La domanda gli sorse spontanea.
Era uno dei suoi, che si era portato prima di andarsene dalla sua terra madre?

Ma non ricordava di aver mai avuto tra le mani quell’album fotografico.

L’albino esaminò attentamente l’oggetto davanti a sé, curioso.
Notò altri dettagli che prima al buio i suoi occhi non avevano catturato, ovvero alcuni ghirigori floreali di un grigio chiaro, sbiadito con il tempo, all’altezza dell’etichetta, aveva un leggero strato di polvere che andava in forte contrasto con la sua superficie scura e al centro vi era scarabocchiato qualcosa.

Assottigliò lo sguardo.

C’era una calligrafia elegante e pulita ma faceva fatica a decifrare le lettere, aveva intuito che ci fossero tre vocali, ma nulla di più.
Strano, non ricordava di aver scritto qualcosa, nonostante lui stesso avesse una brutta grafia seppur era troppo orgoglioso ad ammetterlo così apertamente, di certo non avrebbe mai e poi mai usato quei motivi così difficili alla sua comprensione.
Inclinando la testa, arricciò il labbro inferiore sbattendo di tanto in tanto le palpebre ancora più confuso di prima.
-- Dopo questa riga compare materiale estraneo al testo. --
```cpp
extern "C" int ssg_conv2d_wgrad_f32(const ssg_wgrad_desc* d, void* stream) {
  int rc = validate(d);
  if (rc != SSG_OK) return rc;
  SSG_REQUIRE(!d->in_scale || (d->in_shift && ssg_conv2d_wgrad_in_affine_ok(d)), SSG_EINVAL,
              "wgrad: in_scale on a descriptor whose kernel has no fused input transform (ssg_conv2d_wgrad_in_affine_ok == 0)");
  Plan p = make_plan(d);
  hipStream_t st = (hipStream_t)stream;
  const int w4 = wgrad4_kind(d);
  WgArgs a;
  a.in1 = d->in1; a.in2 = d->C2 ? d->in2 : d->in1; a.dout = d->dout; a.ws = d->ws;
  a.C1 = d->C1; a.C2 = d->C2; a.ld1 = d->ld1; a.ld2 = d->C2 ? d->ld2 : d->ld1;
  a.N = d->N; a.H = d->H; a.W = d->W; a.Cout = d->Cout; a.ldd = d->ldd; a.GH = d->GH; a.GW = d->GW;
  a.in_sy = d->in_sy; a.in_sx = d->in_sx; a.ntaps = d->ntaps;
  a.tap_bits = 0;
  for (int t = 0; t < d->ntaps; ++t)
    a.tap_bits |= (unsigned long long)(((d->dy[t] + 2) & 7) | (((d->dx[t] + 2) & 7) << 3)) << (6 * t);
  a.in_scale = d->in_scale; a.in_shift = d->in_shift; a.in_act = d->in_act; a.in_slope = d->in_slope;
  a.M = d->ntaps * (d->C1 + d->C2);
  a.Ptot = (long long)d->N * d->GH * d->GW;
  a.steps_per_split = p.steps_per_split;
  if (w4) {
    p.splits = ssg_wgrad4_slices(d, w4, nullptr, nullptr, nullptr);
    rc = ssg_wgrad4_launch(d, w4, st);
    if (rc != SSG_OK) return rc;
  } else {
    dim3 grid((unsigned)p.mt, (unsigned)p.nt, (unsigned)p.splits);
    if (p.halo == 2) {
      rc = ssg_wgrad_k32_launch(a, grid, st);
      if (rc != SSG_OK) return rc;
    } else if (p.halo) {
      rc = ssg_wgrad_halo_launch(a, p.variant, grid, st, (d->flags & 1) != 0);
      if (rc != SSG_OK) return rc;
    } else if (wgrad_uses_dma(p.variant)) {
      rc = ssg_wgrad_dma_launch(a, p.variant, grid, st, (d->flags & 1) != 0);
      if (rc != SSG_OK) return rc;
    } else
    switch (p.variant) {
      case 0: hipLaunchKernelGGL((wgrad_kernel<128, 128, 2, 2>), grid, dim3(256), 0, st, a); break;
      case 1: hipLaunchKernelGGL((wgrad_kernel<128, 64, 2, 2>), grid, dim3(256), 0, st, a); break;
      default: hipLaunchKernelGGL((wgrad_kernel<128, 32, 4, 1>), grid, dim3(256), 0, st, a); break;
    }
    SSG_LAUNCH_CHECK();
  }
  RedArgs r;
  r.ws = d->ws; r.dw = d->dw_oihw; r.splits = p.splits; r.M = a.M; r.Cout = d->Cout; r.Cin = d->C1 + d->C2;
  r.Cin_real = d->Cin_real; r.KH = d->KH; r.KW = d->KW; r.ntaps = d->ntaps;
  for (int t = 0; t < SSG_MAX_TAPS; ++t) { r.ky[t] = t < d->ntaps ? d->ky[t] : 0; r.kx[t] = t < d->ntaps ? d->kx[t] : 0; }
  const long long tot = (long long)a.M * d->Cout;
  if (p.splits >= 256 && tot <= 32 * 1024)
    hipLaunchKernelGGL(wgrad_reduce_kernel<32>, dim3((unsigned)ssg_cdiv(tot, 32)), dim3(1024), 0, st, r);
  else
    hipLaunchKernelGGL(wgrad_reduce_kernel<8>, dim3((unsigned)ssg_cdiv(tot, 32)), dim3(256), 0, st, r);
  SSG_LAUNCH_CHECK();
  return SSG_OK;
}

extern "C" int ssg_pack_weights_scaled_f32(const float* w_oihw, int O, int I, int KH, int KW, int transpose, int ntaps,
                                           const int* ky, const int* kx, int kmode, int Cred_pad, int Kp, const float* sigma, float* out,
                                           void* stream);
extern "C" int ssg_pack_weights_f32(const float* w_oihw, int O, int I, int KH, int KW, int transpose, int ntaps,
                                    const int* ky, const int* kx, int kmode, int Cred_pad, int Kp, float* out,
                                    void* stream) {
  return ssg_pack_weights_scaled_f32(w_oihw, O, I, KH, KW, transpose, ntaps, ky, kx, kmode, Cred_pad, Kp, nullptr, out, stream);
}
extern "C" int ssg_pack_weights_scaled_f32(const float* w_oihw, int O, int I, int KH, int KW, int transpose, int ntaps,
                                           const int* ky, const int* kx, int kmode, int Cred_pad, int Kp, const float* sigma, float* out,
                                           void* stream) {
  SSG_REQUIRE(w_oihw && out && ky && kx, SSG_EINVAL, "pack: null pointer");
  SSG_REQUIRE(ntaps >= 1 && ntaps <= SSG_MAX_TAPS && KH <= 8 && KW <= 8, SSG_EINVAL, "pack: taps");
  SSG_REQUIRE(Kp % 16 == 0 && Cred_pad % 4 == 0, SSG_EINVAL, "pack: Kp/Cred_pad");
  const int Cred = transpose ? O : I;
  SSG_REQUIRE(Cred_pad >= Cred, SSG_EINVAL, "pack: Cred_pad < reduced channels");
  if (kmode == 0) SSG_REQUIRE(Cred_pad % 16 == 0 && Kp == ntaps * Cred_pad, SSG_EINVAL, "pack: kmode 0 shape");
  else SSG_REQUIRE(Kp >= ntaps * Cred_pad, SSG_EINVAL, "pack: kmode 1 Kp");
  unsigned long long bits = 0;
  for (int t = 0; t < ntaps; ++t) {
    SSG_REQUIRE(ky[t] >= 0 && ky[t] < KH && kx[t] >= 0 && kx[t] < KW, SSG_EINVAL, "pack: kernel position");
    bits |= (unsigned long long)(ky[t] | (kx[t] << 3)) << (6 * t);
  }
  const int R = transpose ? I : O;
  const long long tot = (long long)R * Kp;
  hipLaunchKernelGGL(pack_weights_kernel, dim3((unsigned)ssg_cdiv(tot, 256)), dim3(256), 0, (hipStream_t)stream,
                     w_oihw, O, I, KH, KW, transpose, ntaps, bits, kmode, Cred_pad, Kp, R, out, sigma);
  SSG_LAUNCH_CHECK();
  return SSG_OK;
}

extern "C" int ssg_conv2d_wgrad_kernel_id(const ssg_wgrad_desc* d) {
  if (!d) return SSG_EINVAL;
  if (wgrad4_kind(d)) return 10 + wgrad4_kind(d);
  if (make_plan(d).halo == 2) return 60;
  if (make_plan(d).halo) return ((d->flags & 1) ? 40 : 30) + make_plan(d).variant;
  const int v = make_plan(d).variant;
  return v + (wgrad_uses_dma(v) ? ((d->flags & 1) ? 50 : 20) : 0);
}
```

### ssunet-gan_amd/csrc/conv_wgrad_args.h

```cpp
#pragma once
#include "common.h"

struct WgArgs {
  const float* in1; const float* in2; const float* dout; float* ws;
  int C1, C2, ld1, ld2, N, H, W, Cout, ldd, GH, GW, in_sy, in_sx, ntaps;
  unsigned long long tap_bits;
  int M;
  long long Ptot;
  int steps_per_split;
  int xcd_swizzle;
  const float* in_scale; const float* in_shift; int in_act; float in_slope;
};


int ssg_wgrad_dma_launch(const WgArgs& a, int variant, dim3 grid, hipStream_t st, bool split);

int ssg_wgrad_halo_cb(int variant);
bool ssg_wgrad_halo_ok(const ssg_wgrad_desc* d, int variant);
int ssg_wgrad_halo_launch(const WgArgs& a, int variant, dim3 grid, hipStream_t st, bool split);

bool ssg_wgrad_k32_ok(const ssg_wgrad_desc* d);
long long ssg_wgrad_k32_steps(const ssg_wgrad_desc* d);
int ssg_wgrad_k32_flush();
int ssg_wgrad_k32_launch(const WgArgs& a, dim3 grid, hipStream_t st);
```

### ssunet-gan_amd/csrc/conv_wgrad_k32.hip

```cpp
#include "common.h"
#include "lds_dma.h"
#include "conv_wgrad_args.h"
#include "mfma_split.h"
#include "conv_slow.h"
#include <stdlib.h>

namespace {

typedef unsigned u32x4 __attribute__((ext_vector_type(4)));
typedef short s16x4 __attribute__((ext_vector_type(4)));
typedef short s16x8 __attribute__((ext_vector_type(8)));
typedef __attribute__((address_space(3))) s16x4 lds_s16x4;

constexpr int KP = 32;
constexpr int WPX = 36;
constexpr int XSLOT = WPX * 128;
constexpr int XPLANE = 4 * XSLOT;
constexpr int XIMG = 3 * XPLANE;
constexpr int DSLOT = KP * 128;
constexpr int DPLANE = 2 * DSLOT;
constexpr int DIMG = 3 * DPLANE;
constexpr int CB = 64, BN = 64;
#ifndef SSG_WK32_FLUSH
#define SSG_WK32_FLUSH 0
#endif

__device__ __forceinline__ int sw(int p) { return ((((p >> 1) & 1) | (((p >> 3) & 1) << 1)) << 1); }

template <bool XF>
__global__ __launch_bounds__(512, 1) void wgrad_k32_kernel(const WgArgs a) {
  extern __shared__ __attribute__((aligned(1024))) unsigned char lds[];
  unsigned char* const ximg = lds;
  unsigned char* const dimg = lds + XIMG;

  const int tid = threadIdx.x, lane = tid & 63;
  const int wave = __builtin_amdgcn_readfirstlane(tid >> 6);
  const int wm = wave >> 1, wn = wave & 1;
  const int l15 = lane & 15, g = lane >> 4;
  const int c0 = blockIdx.x * CB, n0 = blockIdx.y * BN;
  const int Cin = a.C1 + a.C2;
  const int XB = (a.GW + KP - 1) / KP;

  const long long total = (long long)a.N * XB * a.GH;
  long long S0 = (long long)blockIdx.z * a.steps_per_split, S1 = S0 + a.steps_per_split;
  if (S1 > total) S1 = total;

  const unsigned OOB = 0xffffffffu;
  const bool first = c0 < a.C1;
  const float* xsrc = first ? a.in1 : a.in2;
  const int xld = first ? a.ld1 : a.ld2;
  const int xc0 = first ? c0 : c0 - a.C1;
  const unsigned npix = (unsigned)a.N * (unsigned)a.H * (unsigned)a.W;
  const auto x_rs = __builtin_amdgcn_make_buffer_rsrc(const_cast<float*>(xsrc), 0, (int)(npix * (unsigned)xld * 4u), 0x00020000);
  const auto d_rs = __builtin_amdgcn_make_buffer_rsrc(const_cast<float*>(a.dout), 0, (int)((unsigned)a.N * (unsigned)a.GH * (unsigned)a.GW * (unsigned)a.ldd * 4u), 0x00020000);

  const int s_px = tid >> 4, s_q = tid & 15;
  const bool has_x2 = tid < 32;
  const int x_dst = s_px * 128 + (((s_q >> 1) ^ sw(s_px)) << 4) + (s_q & 1) * 8;
  const int x_dst2 = (32 + s_px) * 128 + (((s_q >> 1) ^ sw(32 + s_px)) << 4) + (s_q & 1) * 8;
  const int d_dst = x_dst;

  struct RawX { u32x4 a, b; };
  struct RawD { u32x4 a; };
  float* const xtab = (float*)(lds + XIMG + DIMG);
  if constexpr (XF) {
    if (tid < 128) xtab[tid] = tid < 64 ? a.in_scale[c0 + tid] : a.in_shift[c0 + tid - 64];
  }
  auto x_inside = [&](int row, int gx0, int px) -> bool {
    return (unsigned)row < (unsigned)a.H && (unsigned)(gx0 - 1 + px) < (unsigned)a.W;
  };
  auto load_x = [&](int n, int row, int gx0) -> RawX {
    const unsigned rowbase = (unsigned)((n * a.H + row) * a.W + gx0 - 1);
    const unsigned cho = (unsigned)(xc0 + 4 * s_q) * 4u;
    const unsigned vo = x_inside(row, gx0, s_px) ? (rowbase + (unsigned)s_px) * (unsigned)xld * 4u + cho : OOB;
    const unsigned vo2 = (has_x2 && x_inside(row, gx0, 32 + s_px)) ? (rowbase + 32u + (unsigned)s_px) * (unsigned)xld * 4u + cho : OOB;
    RawX r;
    r.a = __builtin_amdgcn_raw_buffer_load_b128(x_rs, vo, 0, 0);
    r.b = __builtin_amdgcn_raw_buffer_load_b128(x_rs, vo2, 0, 0);
    return r;
  };
  auto load_d = [&](int n, int gy, int gx0) -> RawD {
    const int gx = gx0 + s_px;
    const unsigned vo = gx < a.GW ? (unsigned)((n * a.GH + gy) * a.GW + gx) * (unsigned)a.ldd * 4u + (unsigned)(n0 + 4 * s_q) * 4u : OOB;
    RawD r;
    r.a = __builtin_amdgcn_raw_buffer_load_b128(d_rs, vo, 0, 0);
    return r;
  };
  auto put = [&](unsigned char* base, int plane_bytes, f32x4 v) {
    bf16x4 p1, p2, p3;
    split3_4(v, p1, p2, p3);
    *(bf16x4*)base = p1; *(bf16x4*)(base + plane_bytes) = p2; *(bf16x4*)(base + 2 * plane_bytes) = p3;
  };
  auto xform = [&](f32x4 v, bool inside) -> f32x4 {
    if constexpr (XF) {
      v = v * *(const f32x4*)(xtab + 4 * s_q) + *(const f32x4*)(xtab + 64 + 4 * s_q);
#pragma unroll
      for (int e = 0; e < 4; ++e) v[e] = ssg_act(v[e], a.in_act, a.in_slope);
      if (!inside) v = f32x4{0.f, 0.f, 0.f, 0.f};
    }
    return v;
  };
  auto store_x = [&](const RawX& r, int slot, int row, int gx0) {
    put(ximg + slot * XSLOT + x_dst, XPLANE, xform(__builtin_bit_cast(f32x4, r.a), XF ? x_inside(row, gx0, s_px) : true));
    if (has_x2) put(ximg + slot * XSLOT + x_dst2, XPLANE, xform(__builtin_bit_cast(f32x4, r.b), XF ? x_inside(row, gx0, 32 + s_px) : true));
  };
  auto store_d = [&](const RawD& r, int slot) {
    put(dimg + slot * DSLOT + d_dst, DPLANE, __builtin_bit_cast(f32x4, r.a));
  };

  const int q4 = l15 >> 2, pp = l15 & 3;
  int xoff[3][2], doff[2][2];
#pragma unroll
  for (int t = 0; t < 2; ++t) {
#pragma unroll
    for (int dx = 0; dx < 3; ++dx) {
      const int p = dx + 8 * g + q4 + 4 * t;
      xoff[dx][t] = p * 128 + ((((2 * wm + (pp >> 1)) ^ sw(p))) << 4) + (pp & 1) * 8;
    }
    const int p = 8 * g + q4 + 4 * t;
#pragma unroll
    for (int j = 0; j < 2; ++j)
      doff[j][t] = p * 128 + ((((2 * (2 * wn + j) + (pp >> 1)) ^ sw(p))) << 4) + (pp & 1) * 8;
  }

  constexpr int FLUSH = SSG_WK32_FLUSH;
  f32x4 acc[9][2], tot[9][2];
#pragma unroll
  for (int t = 0; t < 9; ++t)
#pragma unroll
    for (int j = 0; j < 2; ++j) { acc[t][j] = f32x4{0.f, 0.f, 0.f, 0.f}; tot[t][j] = f32x4{0.f, 0.f, 0.f, 0.f}; }
  int since = 0;

  auto frag = [&](const unsigned char* base, int o0, int o1) -> bf16x8 {
    const s16x4 lo = __builtin_amdgcn_ds_read_tr16_b64_v4i16((lds_s16x4*)(base + o0));
    const s16x4 hi = __builtin_amdgcn_ds_read_tr16_b64_v4i16((lds_s16x4*)(base + o1));
    const s16x8 v = __builtin_shufflevector(lo, hi, 0, 1, 2, 3, 4, 5, 6, 7);
    return __builtin_bit_cast(bf16x8, v);
  };

  long long S = S0;
  while (S < S1) {
    const int strip = (int)(S / a.GH), ga = (int)(S - (long long)strip * a.GH);
    long long Se = (long long)(strip + 1) * a.GH;
    if (Se > S1) Se = S1;
    const int gb = ga + (int)(Se - S);
    const int n = strip / XB, gx0 = (strip - n * XB) * KP;

    wait_lds_reads();
    __builtin_amdgcn_s_barrier();
    asm volatile("" ::: "memory");
    {
      const RawX r0 = load_x(n, ga - 1, gx0), r1 = load_x(n, ga, gx0), r2 = load_x(n, ga + 1, gx0);
      const RawD r3 = load_d(n, ga, gx0);
      store_x(r0, (ga + 0) & 3, ga - 1, gx0); store_x(r1, (ga + 1) & 3, ga, gx0);
      store_x(r2, (ga + 2) & 3, ga + 1, gx0); store_d(r3, ga & 1);
    }

    for (int gy = ga; gy < gb; ++gy) {
      wait_lds_reads();
      __builtin_amdgcn_s_barrier();
      asm volatile("" ::: "memory");
      const bool more = gy + 1 < gb;
      RawX nx; RawD nd;
#ifndef SSG_WK32_LOAD_MID
#define SSG_WK32_LOAD_MID 0
#endif
#if !SSG_WK32_LOAD_MID
      if (more) { nx = load_x(n, gy + 2, gx0); nd = load_d(n, gy + 1, gx0); }
#endif

      const unsigned char* db = dimg + (gy & 1) * DSLOT;
      bf16x8 df[2][3];
#pragma unroll
      for (int j = 0; j < 2; ++j)
#pragma unroll
        for (int q = 0; q < 3; ++q) df[j][q] = frag(db + q * DPLANE, doff[j][0], doff[j][1]);
#pragma unroll
      for (int dyi = 0; dyi < 3; ++dyi) {
#ifndef SSG_WK32_DYNPRIO
#define SSG_WK32_DYNPRIO 1
#endif
        if (SSG_WK32_DYNPRIO) { if (dyi == 0) __builtin_amdgcn_s_setprio(3); else if (dyi == 1) __builtin_amdgcn_s_setprio(2); else __builtin_amdgcn_s_setprio(1); }
        const unsigned char* xb = ximg + ((gy + dyi) & 3) * XSLOT;
        bf16x8 xf[3][3];
#pragma unroll
        for (int dx = 0; dx < 3; ++dx)
#pragma unroll
          for (int q = 0; q < 3; ++q) xf[dx][q] = frag(xb + q * XPLANE, xoff[dx][0], xoff[dx][1]);
#define SSG_WK_TERM(QD, QX)                                                                       \
  _Pragma("unroll") for (int dx = 0; dx < 3; ++dx)                                                \
  _Pragma("unroll") for (int j = 0; j < 2; ++j)                                                   \
      acc[dyi * 3 + dx][j] = __builtin_amdgcn_mfma_f32_16x16x32_bf16(df[j][QD], xf[dx][QX], acc[dyi * 3 + dx][j], 0, 0, 0);
        SSG_WK_TERM(2, 0) SSG_WK_TERM(1, 1) SSG_WK_TERM(0, 2)
        SSG_WK_TERM(1, 0) SSG_WK_TERM(0, 1)
        SSG_WK_TERM(0, 0)
#undef SSG_WK_TERM
#if SSG_WK32_LOAD_MID
        if (dyi == 0) {
          __builtin_amdgcn_sched_barrier(0);
          if (more) { nx = load_x(n, gy + 2, gx0); nd = load_d(n, gy + 1, gx0); }
          __builtin_amdgcn_sched_barrier(0);
        }
#endif
      }
      if (SSG_WK32_DYNPRIO) __builtin_amdgcn_s_setprio(0);
      if (more) {
        __builtin_amdgcn_sched_barrier(0);
        store_x(nx, (gy + 3) & 3, gy + 2, gx0);
        store_d(nd, (gy + 1) & 1);
      }
      if (FLUSH > 0 && ++since == FLUSH) {
        since = 0;
#pragma unroll
        for (int t = 0; t < 9; ++t)
#pragma unroll
          for (int j = 0; j < 2; ++j) { tot[t][j] += acc[t][j]; acc[t][j] = f32x4{0.f, 0.f, 0.f, 0.f}; }
      }
    }
    S = Se;
  }
#pragma unroll
  for (int t = 0; t < 9; ++t)
#pragma unroll
    for (int j = 0; j < 2; ++j) tot[t][j] += acc[t][j];

  wait_lds_reads();
  {
    bool bad = false;
#pragma unroll
    for (int t = 0; t < 9; ++t)
#pragma unroll
      for (int j = 0; j < 2; ++j)
#pragma unroll
        for (int r = 0; r < 4; ++r) bad |= ssg_nonfinite(tot[t][j][r]);
    if (__builtin_amdgcn_readfirstlane(__syncthreads_or(bad))) {
      const WgArgs& as = *ssg_reload_args<WgArgs>();
#pragma unroll
      for (int t = 0; t < 9; ++t)
#pragma unroll
        for (int j = 0; j < 2; ++j)
          ssg_slow_refill4(tot[t][j], (float*)lds + tid, 512, [&](int r) {
            return ssg_wgrad_slow_value_strips<XF>(as, t, c0 + wm * 16 + l15, n0 + (2 * wn + j) * 16 + 4 * g + r, S0, S1, KP);
          });
    }
  }

  float* slab = a.ws + (size_t)blockIdx.z * a.M * a.Cout;
  const int ci = c0 + wm * 16 + l15;
#pragma unroll
  for (int t = 0; t < 9; ++t)
#pragma unroll
    for (int j = 0; j < 2; ++j)
      *(f32x4*)(slab + ((size_t)t * Cin + ci) * a.Cout + n0 + (2 * wn + j) * 16 + 4 * g) = tot[t][j];
}

}
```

Improvvisamente, ebbe un’illuminazione divina.

Durante il periodo del suo trasloco, Elizabeta gli aveva raccontato che prima di riallacciare i rapporti con il sottoscritto, aveva conosciuto un giovane musicista austriaco.
Come si chiamava?
Ricordava che il suo nome iniziava per “R”, suonava qualcosa come… Rowan?
Roderick?
Rowley?
Non ricordava molto bene al momento, tuttavia, quel tipo era arrivato nella sua città natale per un concerto di beneficenza, dedicato all’Opera d’Austria e qualche ballata folkloristica; e proprio in quell’occasione, lui ed Erzsì s’incontrarono.
Gli disse che all’inizio era incuriosita da quel musicista, il prussiano dovette pizzicarsi la pancia per non inscenare atti di gelosia per quanto fosse dannatamente paranoico, ma dopo qualche mese l’ungherese aveva smesso di frequentarlo.
Aveva delle strane abitudini, a detta sua, del tipo che smarriva spesso i suoi affetti personali e aveva la brutta abitudine di lamentarsi per questioni futili e di poco conto.

Sgranò  gli occhi.

E se quel grosso album fotografico appartenesse a qualcuno che conteneva un qualche segreto?
Tipo, quel damerino che gli voleva soffiare la donna della sua vita?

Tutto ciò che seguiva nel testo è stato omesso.